Tuesday, February 21, 2006

A poo, a poo, my kingdom for a poo.

The brilliance of Imodium, is that it has the exact opposite effect on your bottom system to what you are suffering from, providing sweet, sweet relief. A side effect of Imodium, is that it has the exact opposite effect on your bottom system to what you were suffering from.

To put it succinctly, last week I was doing it too much, this week I'm not doing it at all. Turns that when I rejected my boyfriend the toilet, it got all upset and now never wants to see me again.

This is a problem.

Unfortunately, it is a problem the women in my family suffer from anyway, and when put together with a endometriosis legion the size of a mobile phone (Samsung T610 to be precise) in an unfortunate place, this means I have gone from one extreme to another, from the sublime to the ridiculous, from a rock to a hard place, out of the frying pan and into the raging, screaming, almost the most uncomfortable I have ever been inferno.

Ah well, nothing to do now but wait it out.

Black Eye Update - the bruise whch was just in the crease of my eyelid has spread down and around my eye, you know that joke where someone puts boot polish around the lens of a telescope and the next person to use it gets a ring around their eye? That, I look just like that.

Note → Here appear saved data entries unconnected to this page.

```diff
@@ -963,6 +1026,7 @@
         sg.inst_grads = (float4*)((char*)a.bwd + L.inst_grads); sg.counters = (const hs_counters*)(geom + L.counters);
         sg.radii_inst = p.radii_inst; sg.clamped = p.clamped;
         sg.view_colors = a.colors_precomp ? nullptr : a.dL_dview_colors; sg.rec = p.rec; sg.act = p.act;
+        sg.touched = touched;
         pair_segsum_kernel<<<ceil_div(4 * I, 256), 256, 0, s>>>(sg, crf_reduce ? *crf_reduce : no_reduce);
         HS_LAUNCH_CHECK();
     }
```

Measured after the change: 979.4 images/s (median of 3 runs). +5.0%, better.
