# SudeepDasari/visual_foresight

Measured on AMD Instinct MI355X. Metric: predicted frames/sec (whole node), 200-sample x 13-step x 64x64 CEM, higher is better.
Workload: dtype f32

## Files before the change

### visual_foresight_amd/csrc/vf_conv_first.h

```cpp
#pragma once
#include <hip/hip_runtime.h>
#include "vf_conv_mfma.h"

namespace vf {

constexpr int kFirstK = 5, kFirstStride = 2, kFirstCin = 3;
__host__ __device__ constexpr int first_patch_stride(const int TW) { return (((TW - 1) * kFirstStride + kFirstK) * kFirstCin + 1) & ~1; }
__host__ __device__ constexpr size_t first_lds_floats(const int TH, const int TW) {
    return (size_t)((TH - 1) * kFirstStride + kFirstK) * first_patch_stride(TW) + 32;
}

template <int CO, class PT>
__device__ __forceinline__ void conv_first_tile(const PT &p, const int bx_, float *smem) {
    static_assert(CO % 4 == 0 && CO <= 32, "first conv: 4 - 32 output channels");
    typedef const __attribute__((address_space(4))) float cfloat;
    const int bx = __builtin_amdgcn_readfirstlane(bx_);
    const int tid = threadIdx.x, lane = tid & 63, wave = tid >> 6;
    const int tiles_per_img = p.tilesY * p.tilesX;
    const int b = bx / tiles_per_img, tile_id = bx - b * tiles_per_img;
    const int ty0 = (tile_id / p.tilesX) * p.TH, tx0 = (tile_id % p.tilesX) * p.TW;
    const int PH = (p.TH - 1) * kFirstStride + kFirstK, PW3 = ((p.TW - 1) * kFirstStride + kFirstK) * kFirstCin;
    const int PS = first_patch_stride(p.TW);
    float *s_in = smem;
    long long *red = reinterpret_cast<long long *>(smem + (size_t)PH * PS);
// ... 88 lines not shown
            else __builtin_amdgcn_raw_buffer_store_b128(__builtin_bit_cast(u32x4_, v), r_out, o, 0, 0);
        }
        const long long wsum = wave_sum(ssum), wsq = wave_sum(ssq);
        if (lane == 0) { red[2 * wave] = wsum; red[2 * wave + 1] = wsq; }
        __syncthreads();
        if (tid == 0) {
            long long su = 0, sq = 0;
            for (int w = 0; w < 4; ++w) { su += red[2 * w]; sq += red[2 * w + 1]; }
            long long *dst = p.stats + ((long long)b * p.stats_nparts + tile_id) * 2;
            if (wt) {
                __hip_atomic_store(dst, su, __ATOMIC_RELAXED, __HIP_MEMORY_SCOPE_AGENT);
                __hip_atomic_store(dst + 1, sq, __ATOMIC_RELAXED, __HIP_MEMORY_SCOPE_AGENT);
            } else {
                dst[0] = su; dst[1] = sq;
            }
        }
    }
}

template <int CO>
VF_GLOBAL VF_LAUNCH_BOUNDS(kConvThreads, 2) void conv_first_kernel(const ConvParams p) {
    extern __shared__ __attribute__((aligned(16))) float smem[];
    conv_first_tile<CO>(p, blockIdx.x, smem);
}

}
```

### visual_foresight_amd/csrc/vf_conv_mfma.h

```cpp
#pragma once
#include <hip/hip_runtime.h>
#include <type_traits>

#ifdef VF_HOST_SELFTEST
#define VF_GLOBAL __device__
#define VF_LAUNCH_BOUNDS(...)
#else
#define VF_GLOBAL __global__
#define VF_LAUNCH_BOUNDS(...) __launch_bounds__(__VA_ARGS__)
#endif

namespace vf {

constexpr int kPollSleep = 16;

#ifdef VF_TILE_STATS
__device__ unsigned long long g_tile_clk[32][8];
#define VF_TS_NOW() (threadIdx.x == 0 ? wall_clock64() : 0ull)
#define VF_TS_ADD(KEY_, SLOT_, DT_) do { if (threadIdx.x == 0) atomicAdd(&g_tile_clk[KEY_][SLOT_], (unsigned long long)(DT_)); } while (0)
#else
#define VF_TS_NOW() 0ull
#define VF_TS_ADD(KEY_, SLOT_, DT_) do { } while (0)
#endif

// ... 63 lines not shown
__host__ __device__ constexpr int fused_epi(int nd, bool first, bool k6 = false) {
    return EPI_CONVT_FUSED + 2 * (nd - 1) + (first ? 1 : 0) + (k6 ? 8 : 0);
}
__host__ __device__ constexpr int fused_epi_flow(int nd) { return EPI_CONVT_FUSED + 16 + 2 * (nd - 1); }
__host__ __device__ constexpr int fused_epi_dna(int nd) { return fused_epi_flow(nd) + 1; }
static_assert(fused_epi_dna(4) < EPI_CONV_PAIR, "the fused epilogues end in front of EPI_CONV_PAIR");

struct ConvSeg {
    const float *ptr;
    long long bstride;
    int C;
    int nchunk;
    const long long *ln_part;
    long long ln_bstride;
    int ln_nparts;
    float ln_inv_n;
    const float *gamma;
    const float *beta;
    int gamma_mod;
    int relu;
};

struct ConvParams {
    ConvSeg seg[2];
    int nseg;
    int B;
    int Hin, Win;
    int Hout, Wout;
    int KH, KW, stride, pad;
    int KC;
    int NI, TH, TW, RPI;
    int tilesY, tilesX;
    int ncg;
    int Cout;
    const float *Wp;
    const unsigned short *Wp16;
    const float *bias;
    const float *sbias;
    int sbias_ld;
    float *out;
    float *cstate;
    const float *cstate_in;
    long long cin_bstride;
    long long *stats;
    int stats_nparts;
    int chunks_per_split;
    int n_valid;
    int tile_variant;
    const void *fuse_comp;
    const void *fuse_next;
    int *fuse_ready;
    const int *fuse_status;
    int fuse_view, fuse_nd;
    const int *late_cnt;
    int late_expect, late_mode;
    int *late_status;
    int *cu_state;
    int yield_budget;
    int wt_out;
    const float *cond_bias;
// ... 120 lines not shown
        s += __builtin_trunc(d * kStatScale);
        q += __builtin_trunc(d * d * kStatScale);
    }
    __device__ __forceinline__ long long sum() const { return (long long)s; }
    __device__ __forceinline__ long long sumsq() const { return (long long)q; }
};
__device__ __forceinline__ void ln_from_totals(const long long su, const long long sq, const float inv_n,
                                               float &mean, float &rstd) {
    const double m = (double)su * (1.0 / kStatScale) * (double)inv_n;
    double var = (double)sq * (1.0 / kStatScale) * (double)inv_n - m * m;
    var = var < 0.0 ? 0.0 : var;
    mean = (float)m;
    rstd = (float)(1.0 / sqrt(var + (double)kLnEps));
}

struct TileDiv {
    unsigned magic; int d;
    __device__ __forceinline__ explicit TileDiv(const int d_) : magic(0xFFFFFFFFu / (unsigned)d_ + 1u), d(d_) {}
    __device__ __forceinline__ int div(const int n) const { return d == 1 ? n : (int)__umulhi((unsigned)n, magic); }
};

template <class PT>
__device__ __forceinline__ void ln_table(const PT &p, const int bimg0, float *lnTab, const int s_begin = 0,
                                         const int s_end = 2) {
    const int tid = threadIdx.x, lane = tid & 63, wave = tid >> 6;
    const int n = min(s_end, p.nseg) * p.NI, i0 = s_begin * p.NI;
    if (p.nseg * p.NI <= 8) {
        for (int i = i0 + wave; i < n; i += kConvThreads / 64) {
            const int s = i / p.NI, img = i - s * p.NI;
            const auto &sg = p.seg[s];
            float mean = 0.f, rstd = 1.f;
            const int b = bimg0 + img;
            if (sg.ln_part && b < p.B) {
                long long su = 0, sq = 0;
                const long long *pp = sg.ln_part + (long long)b * sg.ln_bstride;
                for (int k = lane; k < sg.ln_nparts; k += 64) { su += pp[2 * k]; sq += pp[2 * k + 1]; }
                su = wave_sum(su); sq = wave_sum(sq);
                ln_from_totals(su, sq, sg.ln_inv_n, mean, rstd);
            }
            if (lane == 0) { lnTab[2 * i] = mean; lnTab[2 * i + 1] = rstd; }
        }
    } else {
        for (int i = i0 + tid; i < n; i += kConvThreads) {
            const int s = i / p.NI, img = i % p.NI;
            const auto &sg = p.seg[s];
            float mean = 0.f, rstd = 1.f;
            const int b = bimg0 + img;
            if (sg.ln_part && b < p.B) {
                long long su = 0, sq = 0;
                const long long *pp = sg.ln_part + (long long)b * sg.ln_bstride;
                for (int k = 0; k < sg.ln_nparts; ++k) { su += pp[2 * k]; sq += pp[2 * k + 1]; }
                ln_from_totals(su, sq, sg.ln_inv_n, mean, rstd);
            }
            lnTab[2 * i] = mean;
            lnTab[2 * i + 1] = rstd;
        }
    }
}
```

And no, there will be no photographic proof, you're just going to have to trust me when I say I look like an idiot who got drunk and smashed their face into a door frame.

Sidebar - I know some people by a marriage that is now a divorce who are not very nice people, and when I say not very nice, I mean the head of the family was in the SS, when you get the impression they would make good Nazi's, you're not wrong. They keep photo albums of family illnessess, accidents etc, and on the extremely rare occasions I have found myself in their home I have been shown the aforementioned albums while sipping weak tea and eating bundt cake, "and this is Robert's rash on day 3.... day 4.... day 6 is a good one, it's where it started to ooze....". I'm just not sure what I would do with a photo of my gross eye, short of donating it to them.

6 comments:

Anonymous said...

get pissed on cider - never been a cider drinker myself, but apparently, it helps with situations such as yours...

Anonymous said...

added one too many commas in there - apologies

Anonymous said...

When I worked on the bars at the festivals, me and the boys used to take an immodium or two on the Friday, in an effort to avoid using the 1 portaloo provided for 150 bar staff and the 3 portaloos they provide back at the trader's campsite for the 3500 traders.
That would see us through until about Tuesday when we were clean again and had the chance to sit on a porcelin throne once more. However, the ensuing poop was likened to giving birth (on good authority from a mother who used to do the bars with us).

Good luck

Anonymous said...

You always said that you didn't poo, and now it's true!

Mark said...

Codeine + three Shredded Wheat = mild arse misery

SpanAir said...

All good advice, I thank you, my mother says anything with lots of bran in it and it's true that I have avoided All Bran since a particular nasty incident in 1997.

My sister advocates Vodka, she advocates Vodka for most things though...

Mark - I love codeine and would happily take it even if I wasn't in this situation.

Mr Bogus - You are right, I am in fact too posh to poo.

Gareth - What's annoyed me is it said to take two and I only took one!

Lizzie - Would Snakey B have the same effect?